#### Exercise
Return, unaltered, every line from the beginning of the material below up to and including the one with "const int wv".
(Given entries begins)
template <int MIN_WAVES, int RT, int W, bool ENERGY>
__global__ __launch_bounds__(kTile * W, MIN_WAVES) void pair_n3_kernel(N3Args a)
{
    __shared__ double parked_all[W][3 * kLdsAxis];
    __shared__ double comb[W > 1 ? 2 : 1][W][3][W > 1 ? kTile : 1];
    __shared__ int comb_on[2][W];
    const int lane = threadIdx.x & 63;
    const int wv = W == 1 ? 0 : __builtin_amdgcn_readfirstlane((int)(threadIdx.x >> 6));
    unsigned bx = blockIdx.x, by = blockIdx.y;
    if (a.xcd_remap) {
        const unsigned id = blockIdx.y * gridDim.x + blockIdx.x, per = gridDim.x >> 3, C = (unsigned)a.xcd_remap;
        const unsigned xcd = id & 7u, slot = id >> 3, s = slot % per;
        by = slot / per;
        bx = ((s / C) * 8u + xcd) * C + s % C;
    }
    by += (unsigned)a.by0;
#ifdef LJMD_WAVE_TRACE
    const unsigned long long tr0 = trace_now();
    unsigned long long tr1 = tr0;
    unsigned tr_heavy = 0;
#endif
    const int Al = (int)bx * W + wv;
    const bool active = Al < a.NGo;
    const int A = a.rank * a.NGo + Al;
    const int A0 = a.rank * a.NGo + (int)bx * W;
    const size_t P = a.P;
    const double *own = a.pos + (size_t)a.rank * 3 * P;

    double xi[RT], yi[RT], zi[RT];
    double ax[RT], ay[RT], az[RT];
    double s12 = 0.0, s6 = 0.0;
#pragma unroll
    for (int k = 0; k < RT; ++k) {
        const size_t slot = (size_t)(active ? RT * Al + k : 0) * kTile + lane;
        xi[k] = own[slot];
        yi[k] = own[P + slot];
        zi[k] = own[2 * P + slot];
        ax[k] = ay[k] = az[k] = 0.0;
    }

    const int u0 = (int)by * a.uchunk;
    const int nt = max(0, min(a.uchunk, (a.Dmax + W) * RT - u0));
    const bool both = W == 1 && a.both_ties != 0;

    auto tile_of = [&](int t, int &c, int &d, int &l, int &s0, int &ns, size_t &blk, unsigned &desc) -> unsigned {
        const int u = u0 + t;
        const int e = u / RT;
        l = u - e * RT;
        d = e - wv;
        const bool valid = active && d >= 0 && d <= a.Dmax;
        int B = A0 + e;
        if (B >= a.NG) B -= a.NG;
        const bool tie = 2 * d == a.NG;
        const bool work = valid && ((d == 0) || (2 * d < a.NG) || (tie && (A < B || both)));
        c = RT * B + l;
        blk = (size_t)c * a.CS + (size_t)(a.by_group ? (int)bx : e / W);
        s0 = 0;
        ns = kTile;
        if (tie && both) {
            s0 = A < B ? 0 : 1;
            ns = kTile / 2;
// ... 19 lines not shown
            }
            mb = desc & 15u;
            if (d == 0) mb &= (2u << l) - 1u;
        }
        return mb;
    };

    {
        double *parked = parked_all[wv];
        int buf = 0;
        for (int t = 0; t < nt; ++t) {
            int c, d, l, s0, ns;
            size_t blk;
            unsigned desc;
            const unsigned mb = tile_of(t, c, d, l, s0, ns, blk, desc);
            const bool have = mb != 0;
            int s_end = kTile;
#ifdef LJMD_WAVE_TRACE
            if (t == 0) tr1 = trace_now();
            tr_heavy += have ? 1u : 0u;
#endif
            double jx = 0.0, jy = 0.0, jz = 0.0;
            bool stored = false;
            const bool pertile = have && ((desc >> 21) & 1u);
            if (pertile) {
                const int axis = (int)((desc >> 22) & 3u);
#pragma unroll
                for (int k = 0; k < RT; ++k) {
                    const double sh = (double)((int)((desc >> (24 + 2 * k)) & 3u) - 1) * a.L;
                    if (axis == 0) xi[k] -= sh; else if (axis == 1) yi[k] -= sh; else zi[k] -= sh;
                }
            }
            if (have) {
                double p12 = 0.0, p6 = 0.0;
                if constexpr (W == 1 && RT == kRowTiles) {
                    if (((desc >> 20) & 1u) && ns == kTile) {
                        n3_cluster_pass<RT, ENERGY>(a, lane, Al, c, mb, desc, xi, yi, zi, ax, ay, az, parked,
                                                    a.slab_j + blk * (3 * kTile), p12, p6);
                        stored = true;
                    }
                }
                if (!stored)
                    n3_tile_pass<RT, W, ENERGY>(a, lane, c, d, l, s0, ns, mb, desc, xi, yi, zi, ax, ay, az, parked, jx, jy, jz,
                                                s_end, p12, p6);
                s12 += p12;
                s6 += p6;
            }
            if (pertile) {
                const int axis = (int)((desc >> 22) & 3u);
#pragma unroll
                for (int k = 0; k < RT; ++k) {
                    const double x0 = own[(size_t)axis * P + (size_t)(RT * Al + k) * kTile + lane];
                    if (axis == 0) xi[k] = x0; else if (axis == 1) yi[k] = x0; else zi[k] = x0;
                }
            }
            if constexpr (W == 1) {
                if (have && !stored) {
                    double *o = a.slab_j + blk * (3 * kTile) + ((lane - s_end) & (kTile - 1));
                    o[0] = jx;
                    o[kTile] = jy;
                    o[2 * kTile] = jz;
                }
                if (lane == 0) a.flag_j[blk] = have ? 1 : 0;
            } else {
                if (have) {
                    comb[buf][wv][0][lane] = jx;
                    comb[buf][wv][1][lane] = jy;
                    comb[buf][wv][2][lane] = jz;
                }
                if (lane == 0) comb_on[buf][wv] = have ? 1 : 0;
                __syncthreads();
                if (wv == 0) {
                    double tx = 0.0, ty = 0.0, tz = 0.0;
                    bool any = false;
#pragma unroll
                    for (int w = 0; w < W; ++w)
                        if (comb_on[buf][w]) {
// ... 8 lines not shown
                        o[kTile] = ty;
                        o[2 * kTile] = tz;
                    }
                    if (lane == 0) a.flag_j[blk] = any ? 1 : 0;
                }
                buf ^= 1;
            }
        }
    }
(Given entries ends)
#### Answer for the task
template <int MIN_WAVES, int RT, int W, bool ENERGY>
__global__ __launch_bounds__(kTile * W, MIN_WAVES) void pair_n3_kernel(N3Args a)
{
    __shared__ double parked_all[W][3 * kLdsAxis];
    __shared__ double comb[W > 1 ? 2 : 1][W][3][W > 1 ? kTile : 1];
    __shared__ int comb_on[2][W];
    const int lane = threadIdx.x & 63;
    const int wv = W == 1 ? 0 : __builtin_amdgcn_readfirstlane((int)(threadIdx.x >> 6));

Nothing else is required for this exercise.